Ei-iE

Education International
Education International

USA: Unions file federal lawsuit over teacher-evaluation procedure

published 19 April 2013 updated 30 April 2013
Subscribe to our newsletters

The National Education Association (NEA), an EI national affiliate, together with the Florida Education Association (FEA), has filed a federal lawsuit challenging the evaluation of teachers based on the standardised test scores of students they do not teach or based on subjects they do not teach.

The lawsuit was brought on 16 April by NEA President Dennis Van Roekel and FEA President Andy Ford, joined by Bethann Brooks and Kim Cook, two of the seven accomplished teachers and three locals on whose behalf the lawsuit is being filed.

Arbitrary, irrational and unfair evaluation

The lawsuit against the Florida Commissioner of Education, the Florida Board of Education, and the school boards of Alachua, Hernando and Escambia counties claims that the evaluation violates the Equal Protection and Due Process Clauses of the Fourteenth Amendment of the United States Constitution. Specifically, the teachers find the evaluation to be arbitrary, irrational and unfair.

“This lawsuit highlights the absurdity of the evaluation system that has come about as a result of the regulation SB 736,” said FEA President Andy Ford. “Teachers in Florida are being evaluated using a formula designed to measure learning gains in the math and reading tests. But most teachers, including the seven in this lawsuit, don’t teach those subjects in the grades in which the test is administered. One of the teachers bringing this suit is getting evaluated on the test scores of students who aren’t even in her school.”

NEA: Flawed evaluation systems being pushed nationwide

NEA President Dennis Van Roekel said the seven teachers “are supported by hundreds of thousands of educators across the country who are fed up with flawed evaluation systems being pushed by politicians and corporate education reformers in school districts”.

“As unthinkable as it might seem for a teacher to be evaluated on the performance of students they do not teach or subjects they do not teach, this is exactly what is happening and not just in Florida”, he said.

“NEA is proud to stand with our Florida colleagues to say ‘NO’ to evaluation systems that don’t help to improve student learning or the practice of teaching,” Van Roekel said.

As educators’ voices are crucial to the development of well-designed, fair assessments, NEA encourages educators to visit Assessment Advisor, an online site that allows them to rate the assessments that they have used in their own classrooms.

NEA also signed on to a national resolution last year highlighting the issues with an imbalanced focus on high-stakes’ standardised tests. Educators can reinforce the resolution at http://timeoutfromtesting.org/nationalresolution/

EI: Teachers and unions central to evaluation design process

“EI fully support US colleagues in their fight for fair evaluation system,” said EI General Secretary Fred van Leeuwen. “We urge public authorities to engage in good-faith negotiations with education unions to improve the quality of teaching.”

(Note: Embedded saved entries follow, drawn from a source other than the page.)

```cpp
template <int MI, int WN, bool ASYM = false, bool F16 = false, bool LO8 = false, bool TN = false>
__global__ __launch_bounds__(128 * WN, WN == 4 ? 1 : 2) void gemm256_kernel(Params p) {
  static_assert(!ASYM || WN == 4, "asymmetric staging pairs wave w with wave w + 4");
  static_assert(!TN || (!ASYM && !LO8 && MI == 8 && WN == 4), "the TN instance is the plain 256 x 256 one");
  constexpr int BMT = 32 * MI, BNT = 64 * WN, NTH = 128 * WN, BUFB = (BMT + BNT) * 128, AB = BMT * 128;
  constexpr int SA = BMT * 8 / NTH, SW = BNT * 8 / NTH;
  static_assert(SA * NTH == BMT * 8 && SW * NTH == BNT * 8 && SA <= 4 && SW <= 4, "whole slots per thread");
  extern __shared__ __attribute__((aligned(16))) char g2_smem[];
  const int tid = threadIdx.x, lane = tid & 63, wid = tid >> 6;
  const int wr = wid / WN, wc = wid % WN;
  const int fr = lane & 15, fq = lane >> 4;
  const int nk1 = p.K / BK, nk = LO8 ? nk1 + p.K / 128 : (p.ksplit ? 2 * nk1 : nk1);
#ifdef FASTVLA_AB_SWITCHES
  const int krot = (g_g2_krot && !p.ksplit && p.splits == 1) ? (int)((blockIdx.x * 13u) % (unsigned)nk) : 0;
  auto a_boff = [&](int kt0_) { const int kt = krot ? (kt0_ + krot) % nk : kt0_; if constexpr (TN) return kt * BK * p.lda * 2; else return LO8 && kt >= nk1 ? 2 * p.K + (kt - nk1) * 128 : ((kt >= nk1 ? kt - nk1 : kt) * BK + (kt >= nk1 ? p.K : 0)) * 2; };
  auto w_boff = [&](int kt0_) { const int kt = krot ? (kt0_ + krot) % nk : kt0_; if constexpr (TN) return kt * BK * p.ldw * 2; else return LO8 && kt >= nk1 ? (kt - nk1) * 128 : (kt >= nk1 ? kt - nk1 : kt) * BK * 2; };
#else
  auto a_boff = [&](int kt) { if constexpr (TN) return kt * BK * p.lda * 2; else return LO8 && kt >= nk1 ? 2 * p.K + (kt - nk1) * 128 : ((kt >= nk1 ? kt - nk1 : kt) * BK + (kt >= nk1 ? p.K : 0)) * 2; };
  auto w_boff = [&](int kt) { if constexpr (TN) return kt * BK * p.ldw * 2; else return LO8 && kt >= nk1 ? (kt - nk1) * 128 : (kt >= nk1 ? kt - nk1 : kt) * BK * 2; };
#endif
  const int wslot = __builtin_amdgcn_readfirstlane(wid) * 1024;

  uint32_t offa[4], offw[4], offa_n[4], offw_n[4];
  uint32_t offw2[4] = {0u, 0u, 0u, 0u}, offw2_n[4] = {0u, 0u, 0u, 0u};
  const int a32 = 32 * p.lda * 2;
  auto tile_offsets = [&](int unit, uint32_t (&oa)[4], uint32_t (&ow)[4], uint32_t (&ow2)[4], int& bm, int& bn) {
    const int logical = xcd_remap(unit, p.nwg) / p.splits;
// ... 41 lines not shown
        for (int j = 0; j < SA; ++j) {
          __builtin_amdgcn_raw_ptr_buffer_load_lds(arsrc, (lds_ptr_t)(la + j * (NTH * 16)), 16, oa[j], aoff, 0, 0);
          __builtin_amdgcn_raw_ptr_buffer_load_lds(arsrc, (lds_ptr_t)(la + j * (NTH * 16) + 4096), 16, oa[j], aoff + a32, 0, 0);
        }
#pragma unroll
        for (int j = 0; j < SW; ++j) {
          __builtin_amdgcn_raw_ptr_buffer_load_lds(wrsrc, (lds_ptr_t)(lw + j * (NTH * 16)), 16, ow[j], woff, 0, 0);
          __builtin_amdgcn_raw_ptr_buffer_load_lds(wrsrc, (lds_ptr_t)(lw + j * (NTH * 16) + 4096), 16, ow2[j], woff, 0, 0);
        }
      }
    } else {
#pragma unroll
      for (int j = 0; j < SA; ++j) __builtin_amdgcn_raw_ptr_buffer_load_lds(arsrc, (lds_ptr_t)(la + j * (NTH * 16)), 16, oa[j], aoff, 0, 0);
#pragma unroll
      for (int j = 0; j < SW; ++j) __builtin_amdgcn_raw_ptr_buffer_load_lds(wrsrc, (lds_ptr_t)(lw + j * (NTH * 16)), 16, ow[j], woff, 0, 0);
    }
  };
  const uint32_t tr_lane = (uint32_t)((4 * (fq & 1) + (fr >> 2)) * 64 + (fr & 3) * 8);
  const uint32_t fo0 = (uint32_t)(fr * 128 + (((0 * 4 + fq) ^ (fr & 7)) << 4));
  const uint32_t fo1 = (uint32_t)(fr * 128 + (((1 * 4 + fq) ^ (fr & 7)) << 4));

  int tile = blockIdx.x, pb = 0, bm, bn, bm_n = 0, bn_n = 0;
  if (tile >= p.nwg) return;
  tile_offsets(tile, offa, offw, offw2, bm, bn);
  auto k_lo = [&](int unit) { return (xcd_remap(unit, p.nwg) % p.splits) * nk / p.splits; };
  auto k_hi = [&](int unit) { return (xcd_remap(unit, p.nwg) % p.splits + 1) * nk / p.splits; };
  stage(offa, offw, offw2, k_lo(tile), 0);
  asm volatile("s_waitcnt vmcnt(0)" ::: "memory");
  __syncthreads();
#ifdef G2_STAMPS
  unsigned long long st_[8] = {0, 0, 0, 0, 0, 0, 0, 0}, t0_ = __builtin_readcyclecounter();
#endif
  for (; tile < p.nwg; tile += (int)gridDim.x) {
    const int next = tile + (int)gridDim.x;
    if (next < p.nwg) tile_offsets(next, offa_n, offw_n, offw2_n, bm_n, bn_n);
    const int kt0 = k_lo(tile), kt1 = k_hi(tile), kn0 = next < p.nwg ? k_lo(next) : 0;
    f32x4 acc[4][MI];
#pragma unroll
    for (int j = 0; j < 4; ++j)
#pragma unroll
      for (int i = 0; i < MI; ++i) acc[j][i] = f32x4{0.f, 0.f, 0.f, 0.f};
    auto ktile = [&](auto f8_tag, int kt) {
      constexpr bool F8T = decltype(f8_tag)::value;
        const int cur = (pb + kt - kt0) & 1;
        G2_T(4)
        const bool st_same = kt + 1 < kt1, st_any = st_same || next < p.nwg;
  #if G2_DEAL
        const int st_kt = st_same ? kt + 1 : kn0;
        const int st_aoff = a_boff(st_kt), st_woff = w_boff(st_kt);
        const __amdgpu_buffer_rsrc_t wrsrc = LO8 && st_kt >= nk1 ? wrsrc_f8 : wrsrc_bf;
        char* st_la = g2_smem + (cur ^ 1) * BUFB + wslot;
        char* st_lw = st_la + AB;
  #else
        if (st_same) stage(offa, offw, offw2, kt + 1, cur ^ 1);
        else if (st_any) stage(offa_n, offw_n, offw2_n, kn0, cur ^ 1);
  #endif
        G2_T(0)
        const char* la = g2_smem + cur * BUFB + (wr * (16 * MI)) * 128;
        const char* lw = g2_smem + cur * BUFB + AB + (wc * 64) * 128;
        if constexpr (F8T) {
          i32x8 w8f[4], x8f[2];
  #define G2_RD8(BASE, T) ld_f8op((BASE) + (T) * 2048 + fo0, (BASE) + (T) * 2048 + fo1)
  #pragma unroll
          for (int j = 0; j < 4; ++j) w8f[j] = G2_RD8(lw, j);
          x8f[0] = G2_RD8(la, 0);
  #pragma unroll
          for (int t = 0; t < MI; ++t) {
            if (t + 1 < MI) x8f[(t + 1) & 1] = G2_RD8(la, t + 1);
  #if G2_DEAL
            if (t < SA + SW && st_any) {
              if (t < SA) __builtin_amdgcn_raw_ptr_buffer_load_lds(arsrc, (lds_ptr_t)(st_la + (t % 4) * (NTH * 16)), 16, st_same ? offa[t % 4] : offa_n[t % 4], st_aoff, 0, 0);
              else __builtin_amdgcn_raw_ptr_buffer_load_lds(wrsrc, (lds_ptr_t)(st_lw + ((t - SA) % 4) * (NTH * 16)), 16, st_same ? offw[(t - SA) % 4] : offw_n[(t - SA) % 4], st_woff, 0, 0);
            }
  #endif
  #pragma unroll
            for (int j = 0; j < 4; ++j) acc[j][t] = mfma_lo8(w8f[j], x8f[t & 1], acc[j][t]);
            __builtin_amdgcn_sched_barrier(0);
          }
  #undef G2_RD8
        } else {
          bf16x8 fwA[4], fwB[4], far[3];
  #define G2_RD_A(T) (TN ? g2_tr_frag(g2_smem + cur * BUFB, BMT / 16, wr * MI + (T) % MI, (T) / MI, tr_lane, fq >> 1) \
                         : __builtin_bit_cast(bf16x8, *reinterpret_cast<const uint4*>(la + ((T) % MI) * 2048 + ((T) / MI ? fo1 : fo0))))
  #define G2_RD_W(KS, J) (TN ? g2_tr_frag(g2_smem + cur * BUFB + AB, BNT / 16, wc * 4 + (J), (KS), tr_lane, fq >> 1) \
                             : __builtin_bit_cast(bf16x8, *reinterpret_cast<const uint4*>(lw + (J) * 2048 + ((KS) ? fo1 : fo0))))
  #pragma unroll
          for (int j = 0; j < 4; ++j) fwA[j] = G2_RD_W(0, j);
          far[0] = G2_RD_A(0);
          far[1] = G2_RD_A(1);
  #pragma unroll
          for (int t = 0; t < 2 * MI; ++t) {
            if (t + 2 < 2 * MI) far[(t + 2) % 3] = G2_RD_A(t + 2);
  #if G2_DEAL
            if (t < SA + SW && st_any) {
              if (t < SA) __builtin_amdgcn_raw_ptr_buffer_load_lds(arsrc, (lds_ptr_t)(st_la + (t % 4) * (NTH * 16)), 16, st_same ? offa[t % 4] : offa_n[t % 4], st_aoff, 0, 0);
              else __builtin_amdgcn_raw_ptr_buffer_load_lds(wrsrc, (lds_ptr_t)(st_lw + ((t - SA) % 4) * (NTH * 16)), 16, st_same ? offw[(t - SA) % 4] : offw_n[(t - SA) % 4], st_woff, 0, 0);
            }
  #endif
            if (t == MI - 3) {
  #pragma unroll
              for (int j = 0; j < 4; ++j) fwB[j] = G2_RD_W(1, j);
            }
  #pragma unroll
            for (int j = 0; j < 4; ++j)
              acc[j][t % MI] = mfma16<F16>(t < MI ? fwA[j] : fwB[j], far[t % 3], acc[j][t % MI]);
            __builtin_amdgcn_sched_barrier(0);
          }
  #undef G2_RD_A
  #undef G2_RD_W
        }
        G2_T(1)
        asm volatile("s_waitcnt vmcnt(0)" ::: "memory");
        G2_T(2)
        __syncthreads();
        G2_T(3)
  #ifdef G2_STAMPS
        st_[6] += 1;
  #endif
    };
    {
      const int kmid = LO8 ? (kt1 < nk1 ? kt1 : nk1) : kt1;
      for (int kt = kt0; kt < kmid; ++kt) ktile(std::false_type{}, kt);
      if constexpr (LO8) for (int kt = kt0 > nk1 ? kt0 : nk1; kt < kt1; ++kt) ktile(std::true_type{}, kt);
    }

    constexpr int ORB = 64 * 4 + 16;
    if constexpr (LO8) lo8_settle();
    char* so = g2_smem + ((pb + kt1 - kt0 - 1) & 1) * BUFB + wid * (16 * ORB);
    const int c8 = lane & 7;
    const int gn = bn + wc * 64 + c8 * 8;
    float bs[8], sc[8];
#pragma unroll
    for (int e = 0; e < 8; ++e) { bs[e] = 0.f; sc[e] = 1.f; }
    const bool col_ok = gn < p.N;
    if (p.bias && p.splits == 1 && col_ok) {
      const float4 lo = *reinterpret_cast<const float4*>(p.bias + gn), hi = *reinterpret_cast<const float4*>(p.bias + gn + 4);
      bs[0] = lo.x; bs[1] = lo.y; bs[2] = lo.z; bs[3] = lo.w; bs[4] = hi.x; bs[5] = hi.y; bs[6] = hi.z; bs[7] = hi.w;
    }
    if (p.epi == FV_EPI_LS_RES && col_ok) {
      const float4 lo = *reinterpret_cast<const float4*>(p.scale + gn), hi = *reinterpret_cast<const float4*>(p.scale + gn + 4);
      sc[0] = lo.x; sc[1] = lo.y; sc[2] = lo.z; sc[3] = lo.w; sc[4] = hi.x; sc[5] = hi.y; sc[6] = hi.z; sc[7] = hi.w;
    }
#pragma unroll
// ... 529 lines not shown
    if (a.f16) return fv_fail(FV_ERR_ARG, "gemm: hi + lo8 goes with bf16 hi operands");
  } else if (a.ksplit && a.lda < 2 * a.K) return fv_fail(FV_ERR_ARG, "gemm: ksplit needs lda >= 2K");
  static int cus = 0;
  if (!cus) {
    int dev = 0;
    hipDeviceProp_t prop;
    cus = (hipGetDevice(&dev) == hipSuccess && hipGetDeviceProperties(&prop, dev) == hipSuccess && prop.multiProcessorCount > 0) ? prop.multiProcessorCount : 256;
    FV_HIP_CHECK(hipFuncSetAttribute(reinterpret_cast<const void*>(&gemm256_kernel<8, 4>), hipFuncAttributeMaxDynamicSharedMemorySize, 2 * 512 * 128));
    FV_HIP_CHECK(hipFuncSetAttribute(reinterpret_cast<const void*>(&gemm256_kernel<4, 2>), hipFuncAttributeMaxDynamicSharedMemorySize, 2 * 256 * 128));
    FV_HIP_CHECK(hipFuncSetAttribute(reinterpret_cast<const void*>(&gemm256_kernel<8, 4, true>), hipFuncAttributeMaxDynamicSharedMemorySize, 2 * 512 * 128));
    FV_HIP_CHECK(hipFuncSetAttribute(reinterpret_cast<const void*>(&gemm256_kernel<8, 4, false, true>), hipFuncAttributeMaxDynamicSharedMemorySize, 2 * 512 * 128));
    FV_HIP_CHECK(hipFuncSetAttribute(reinterpret_cast<const void*>(&gemm256_kernel<8, 4, true, true>), hipFuncAttributeMaxDynamicSharedMemorySize, 2 * 512 * 128));
    FV_HIP_CHECK(hipFuncSetAttribute(reinterpret_cast<const void*>(&gemm256_kernel<8, 4, false, false, true>), hipFuncAttributeMaxDynamicSharedMemorySize, 2 * 512 * 128));
    FV_HIP_CHECK(hipFuncSetAttribute(reinterpret_cast<const void*>(&gemm256_kernel<4, 2, false, false, true>), hipFuncAttributeMaxDynamicSharedMemorySize, 2 * 256 * 128));
    FV_HIP_CHECK(hipFuncSetAttribute(reinterpret_cast<const void*>(&gemm256_kernel<4, 2, false, true>), hipFuncAttributeMaxDynamicSharedMemorySize, 2 * 256 * 128));
  }
  static const bool colmajor_ok = fv_ab_env("FASTVLA_NO_GEMM_COLMAJOR") == nullptr;
  constexpr int cm_max = 8;
  static const bool no_asym = fv_ab_env("FASTVLA_NO_GEMM_ASYM") != nullptr;
  static const int min_kt_per_range = fv_ab_env("FASTVLA_GEMM_MIN_KT") ? atoi(fv_ab_env("FASTVLA_GEMM_MIN_KT")) : 16;
  static const int group_m_default = fv_ab_env("FASTVLA_GEMM_GROUP_M") ? atoi(fv_ab_env("FASTVLA_GEMM_GROUP_M")) : 4;
  const bool asym = !no_asym && a.M <= 8192 && a.M % 256 == 0;
  static const bool no_tail_env = fv_ab_env("FASTVLA_NO_GEMM_TAIL") != nullptr;
  if (!no_tail_env && !a.no_tail && a.few_rows && a.splitk_ws && !a.norm_w && !a.stash && !a.f16 && a.ksplit != 2 && a.M % 256 == 0 && a.N % 256 == 0 &&
      a.K % 64 == 0 && (f32out || (a.epi == FV_EPI_SWIGLU_SPLIT && a.N % 512 == 0)) && gemm_glds_tile(a) == 256) {
    const int tmr = a.M / 256, tn = a.N / 256, tiles = tmr * tn, rem = tiles % cus, nkt = (a.ksplit ? 2 : 1) * (a.K / 64);
    if (tiles > cus && rem > 0 && 2 * rem <= cus && rem % tmr == 0 && nkt >= 32) {
      const int n0 = (tn - rem / tmr) * 256;
      const int lo = a.lo_off ? a.lo_off : a.N / 2;
      GemmArgs a1 = a, a2 = a;
      a1.N = n0; a1.no_tail = 1; a1.lo_off = lo;
      a2.N = a.N - n0; a2.no_tail = 1; a2.lo_off = lo;
      a2.W = a.W + (size_t)n0 * a.K;
      if (a.bias) a2.bias = a.bias + n0;
      if (f32out) {
        a2.out = static_cast<float*>(a.out) + n0;
        if (a.res) a2.res = static_cast<const float*>(a.res) + n0;
// ... 43 lines not shown
      splits = tiles < cus ? cus / tiles : 1;
      if (splits > 8) splits = 8;
      while (splits > 1 && nkt / splits < 16) --splits;
      while (splits > 1 && (size_t)splits * a.M * (tn * 256) * sizeof(float) > a.splitk_bytes) --splits;
    } else {
      const double tile_us = (double)nkt * 64.0 * 131072.0 / 1.0e6 / 4.0;
      const double part_us = 2.0 * (double)a.M * (tn * 256) * 4.0 / 4.0e6;
      double best = 1e30;
      for (int sN = 1; sN <= 8; ++sN) {
        if (sN > 1 && (nkt / sN < min_kt_per_range || (size_t)sN * a.M * (tn * 256) * sizeof(float) > a.splitk_bytes)) break;
        const long units = (long)tiles * sN, rounds = (units + cus - 1) / cus;
        const double t = (double)rounds * tile_us / sN + (sN > 1 ? sN * part_us : 0.0);
        if (t < best * 0.97) { best = t; splits = sN; }
      }
    }
    if (splits > 1) {
      p.tiles_n = tn;
      p.tiles_m = colmajor_ok && tmr <= cm_max ? tmr : 0;
      p.tiles_mt = tmr; p.group_m = (!p.tiles_m && tn > 8) ? pick_group_m(tmr, group_m_default) : 0;
      p.splits = splits; p.npad = tn * 256; p.part = a.splitk_ws;
      p.nwg = tiles * splits;
      const dim3 g2(p.nwg < cus ? p.nwg : cus / 8 * 8);
       if (a.ksplit == 2) hipLaunchKernelGGL((gemm256_kernel<8, 4, false, false, true>), g2, dim3(512), 2 * 512 * 128, s, p);
      else if (a.f16 && asym) hipLaunchKernelGGL((gemm256_kernel<8, 4, true, true>), g2, dim3(512), 2 * 512 * 128, s, p);
      else if (a.f16) hipLaunchKernelGGL((gemm256_kernel<8, 4, false, true>), g2, dim3(512), 2 * 512 * 128, s, p);
      else if (asym) hipLaunchKernelGGL((gemm256_kernel<8, 4, true>), g2, dim3(512), 2 * 512 * 128, s, p);
      else hipLaunchKernelGGL((gemm256_kernel<8, 4>), g2, dim3(512), 2 * 512 * 128, s, p);
      return launch_splitk_reduce(a, splits, p.npad, false, a.ksplit == 2 ? 1 : 0, s);
    }
  }
  static const bool no_pw = fv_ab_env("FASTVLA_NO_PWCONV") != nullptr;
  if (!no_pw && !a.ksplit && !a.f16 && a.N == a.K && (a.K == 96 || a.K == 192) && a.lda == a.K && a.ldo == a.N && a.M % 128 == 0 &&
      (a.epi == FV_EPI_BIAS || a.epi == FV_EPI_BIAS_GELU)) {
    const int tiles = a.M / 128;
    if (a.K == 96) {
      constexpr int LDS = 96 * (96 * 2 + 16) + 4 * 32 * (96 * 2 + 16);
      static bool set96 = false;
      if (!set96) { FV_HIP_CHECK(hipFuncSetAttribute(reinterpret_cast<const void*>(&pwconv_kernel<96>), hipFuncAttributeMaxDynamicSharedMemorySize, LDS)); set96 = true; }
      hipLaunchKernelGGL(pwconv_kernel<96>, dim3(tiles < 3 * cus ? tiles : 3 * cus), dim3(256), LDS, s, p);
    } else {
// ... 6 lines not shown
    return FV_OK;
  }
  if (const int gt = gemm_glds_tile(a)) {
    const int tmr = (a.M + gt - 1) / gt;
    p.tiles_n = (a.N + gt - 1) / gt;
    p.nwg = tmr * p.tiles_n;
    p.tiles_m = colmajor_ok && tmr <= cm_max ? tmr : 0;
    p.tiles_mt = tmr; p.group_m = (!p.tiles_m && p.tiles_n > 8) ? pick_group_m(tmr, group_m_default) : 0;
    int slots = (gt == 128 ? 2 * cus : cus) / 8 * 8;
    if (const char* e = fv_ab_env("FASTVLA_GEMM_GRID")) { const int v = atoi(e); if (v >= 8 && gt == 256) slots = v / 8 * 8; }
    const int grid = p.nwg < slots ? p.nwg : slots;
    if (gt == 256 && a.ksplit == 2) hipLaunchKernelGGL((gemm256_kernel<8, 4, false, false, true>), dim3(grid), dim3(512), 2 * 512 * 128, s, p);
    else if (a.ksplit == 2) hipLaunchKernelGGL((gemm256_kernel<4, 2, false, false, true>), dim3(grid), dim3(256), 2 * 256 * 128, s, p);
    else if (gt == 256 && a.f16 && asym) hipLaunchKernelGGL((gemm256_kernel<8, 4, true, true>), dim3(grid), dim3(512), 2 * 512 * 128, s, p);
    else if (gt == 256 && a.f16) hipLaunchKernelGGL((gemm256_kernel<8, 4, false, true>), dim3(grid), dim3(512), 2 * 512 * 128, s, p);
    else if (gt == 256 && asym) hipLaunchKernelGGL((gemm256_kernel<8, 4, true>), dim3(grid), dim3(512), 2 * 512 * 128, s, p);
    else if (gt == 256) hipLaunchKernelGGL((gemm256_kernel<8, 4>), dim3(grid), dim3(512), 2 * 512 * 128, s, p);
    else if (a.f16) hipLaunchKernelGGL((gemm256_kernel<4, 2, false, true>), dim3(grid), dim3(256), 2 * 256 * 128, s, p);
    else hipLaunchKernelGGL((gemm256_kernel<4, 2>), dim3(grid), dim3(256), 2 * 256 * 128, s, p);
    FV_HIP_CHECK(hipGetLastError());
    return FV_OK;
  }
  p.tiles_n = (a.N + BN - 1) / BN;
  const long blocks128 = (long)((a.M + 127) / 128) * p.tiles_n;
  if (blocks128 >= 512) {
    p.nwg = (int)blocks128;
    if (a.ksplit == 2) hipLaunchKernelGGL((gemm_kernel<128, false, true>), dim3(p.nwg), dim3(256), 0, s, p);
    else if (a.f16) hipLaunchKernelGGL((gemm_kernel<128, true>), dim3(p.nwg), dim3(256), 0, s, p);
    else hipLaunchKernelGGL(gemm_kernel<128>, dim3(p.nwg), dim3(256), 0, s, p);
  } else {
    p.nwg = ((a.M + 63) / 64) * p.tiles_n;
    if (a.ksplit == 2) hipLaunchKernelGGL((gemm_kernel<64, false, true>), dim3(p.nwg), dim3(256), 0, s, p);
// ... 13 lines not shown
```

He reiterated that the purpose of evaluation should be clear to all those involved in education.

“The evaluation of education systems, of schools and of higher-education communities, of teachers, and of students have different purposes and should be separate,” van Leeuwen said. “Imposed high-stakes testing systems and punitive school-inspection models, for example, lead to schools focusing mainly on what is tested and inspected, curbing their capacity to innovate, and to curricula being narrowed and to teachers’ self-confidence being undermined. This induces increased demotivation and disaffection in students, who are less likely to progress and achieve.”

“All forms of evaluation involving students, teachers, schools and higher education institutions, and education systems should be understood and be agreed with teachers and education unions,” he said. Such an approach means that teachers are more likely to be enthusiastic and committed to such a process including signing up to any professional standards involved in evaluation and to professional development outcomes.